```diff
@@ -172,31 +174,46 @@
     meta_flag(a, rd, r);
 }
 
+#ifdef HP_PH_CTX_SHARED
+HP_INL ReadCtx &ph_frame_ctx()
+{
+    alignas(16) static thread_local unsigned char blk[PH_CTX_BYTES];
+    static thread_local bool born = false;
+    if (!born) { for (int i = 0; i < PH_CTX_BYTES; ++i) blk[i] = 0xa5; born = true; }
+    return *reinterpret_cast<ReadCtx *>(blk);
+}
+#define PH_FRAME_CTX(r) ReadCtx &r = ph_frame_ctx()
+#else
+#define PH_FRAME_CTX(r) ReadCtx r##_frame_; ReadCtx &r = r##_frame_
+#endif
 HP_FN void phase_chain1(const PhaseArgs &a, int rd, int wave_slot, HP_L int32_t *lds, int lds_words = HP_CHAIN_LDS_WORDS)
 {
-    ReadCtx r;
+    PH_FRAME_CTX(r);
     phase_chain1(a, rd, wave_slot, lds, lds_words, r);
 }
 
-HP_NOINL void phase_fill(const PhaseArgs &a, int round, int u, int wave_slot, HP_L int32_t *lds)
+struct FillLoc { FLines F; OutBuf o; Regs G; };
+
+HP_NOINL void phase_fill(const PhaseArgs &a, int round, int u, int wave_slot, HP_L int32_t *lds, ReadCtx &r)
 {
     UnitRec &U = a.units[(size_t)round * a.unit_cap + u];
     const int rd = U.read, line = U.line;
     RdMeta &M = a.meta[rd];
     if (*(volatile int32_t *)&M.status & ST_DEAD) return;
     PH_T0();
-    ReadCtx r;
     read_bind(r, a.P, a.ref, a.in, rd, a.slab + (size_t)wave_slot * a.slab_fill, a.slab_fill, lds, a.prof, HP_LDS_WORDS);
     pers_bind(r, a, rd);
     Ctx &cx = r.cx;
-    FLines F;
+    FillLoc *fl = (FillLoc *)arena_alloc(cx, sizeof(FillLoc));
+    if (!fl) { meta_flag(a, rd, r); return; }
+    FLines &F = fl->F;
     F.n = M.fl_n[round]; F.nfrag = M.fl_nfrag[round];
     flines_bind(F, a.fl_base + M.fl_off[round], F.n, M.fl_tot[round]);
     F.jarena = a.job_base;
     const int cur_cap = 2 * r.L + 512;
     const bool tags = (a.in.tags & LAMSA_HP_TAG_MISMATCHES) != 0;
     const int out_cap = 64 + 12 * r.L + PH_REG_WORDS * HP_REC_MAX + (tags ? line_ev_words(r.L) : 0);
-    OutBuf o; o.n = 0; o.cap = out_cap;
+    OutBuf &o = fl->o; o.n = 0; o.cap = out_cap;
     o.w = (int32_t *)arena_alloc(cx, sizeof(int32_t) * (size_t)out_cap);
     r.rc_read = (uint8_t *)arena_alloc(cx, (size_t)r.L + 16);
     LineRes *la = (LineRes *)arena_alloc(cx, sizeof(LineRes));
@@ -211,7 +228,7 @@
         if (ok) {
             out_line(cx, o, *la);
             if (round == 0 && la->tol_score >= 0) {
-                Regs G; G.n = 0; G.m = 0;
+                Regs &G = fl->G; G.n = 0; G.m = 0;
                 const size_t mark = arena_mark(cx.tmp);
                 G.beg = (int32_t *)arena_alloc(cx, sizeof(int32_t) * 2 * HP_REC_MAX); G.end = G.beg ? G.beg + HP_REC_MAX : nullptr;
                 G.rb = (RegB *)arena_alloc(cx, sizeof(RegB) * 2 * HP_REC_MAX); G.re = G.rb ? G.rb + HP_REC_MAX : nullptr;
@@ -244,6 +261,11 @@
     meta_flag(a, rd, r);
 }
 
+HP_FN void phase_fill(const PhaseArgs &a, int round, int u, int wave_slot, HP_L int32_t *lds)
+{
+    PH_FRAME_CTX(r);
+    phase_fill(a, round, u, wave_slot, lds, r);
+}
 
 struct LjRec { int64_t qaddr, tk, slot; int32_t rd; uint16_t tlen; uint8_t qlen; int8_t type_comp; };
 enum { LJ_NCLS = HP_LJ_QSMALL / 16, LJ_NBUCKET = 2 * LJ_NCLS };
@@ -303,13 +325,12 @@
     return G.ref_len > 0 && G.read_start >= 0 && G.read_start + G.read_len <= r.L;
 }
 
-HP_NOINL void phase_filllist(const PhaseArgs &a, int round, int u, int wave_slot, HP_L int32_t *lds)
+HP_NOINL void phase_filllist(const PhaseArgs &a, int round, int u, int wave_slot, HP_L int32_t *lds, ReadCtx &r)
 {
     UnitRec &U = a.units[(size_t)round * a.unit_cap + u];
     const int rd = U.read, line = U.line;
     RdMeta &M = a.meta[rd];
     if (*(volatile int32_t *)&M.status & ST_DEAD) return;
-    ReadCtx r;
     read_bind(r, a.P, a.ref, a.in, rd, a.slab + (size_t)wave_slot * a.slab_fill, a.slab_fill, lds, a.prof, 0);
     pers_bind(r, a, rd);
     const lamsa_hp_para *P = r.cx.P;
@@ -504,6 +525,12 @@
     r.flip = false;
     r.t_bases = tb;
     meta_flag(a, rd, r);
+}
+
+HP_FN void phase_filllist(const PhaseArgs &a, int round, int u, int wave_slot, HP_L int32_t *lds)
+{
+    PH_FRAME_CTX(r);
+    phase_filllist(a, round, u, wave_slot, lds, r);
 }
 
 HP_INL void phase_filldp(const PhaseArgs &a, int round, int bucket, int off, int wave_slot, HP_L int32_t *lds, int qcap)
diff --git a/lamsa_amd/csrc/hp_split.h b/lamsa_amd/csrc/hp_split.h
--- a/lamsa_amd/csrc/hp_split.h
+++ b/lamsa_amd/csrc/hp_split.h
@@ -168,6 +168,7 @@
 
 HP_NOINL int split_indel_map(Ctx &cx, CigV &out, const uint8_t *read_seq, int read_len, const uint8_t *ref_seq, int ref_len, int ref_offset)
 {
+    HP_STAT(30);
     const lamsa_hp_para *P = cx.P;
     const int hash_len = P->hash_len, hash_step = P->hash_step, split_len = P->split_pen;
     int res = 0;
```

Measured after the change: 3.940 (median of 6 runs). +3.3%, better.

※ ※ ※

◆ **WORK ORDER**
If a line in the records includes the string "Regs", copy it.

◆ **EXERCISE RESULT**
+struct FillLoc { FLines F; OutBuf o; Regs G; };
-                Regs G; G.n = 0; G.m = 0;
+                Regs &G = fl->G; G.n = 0; G.m = 0;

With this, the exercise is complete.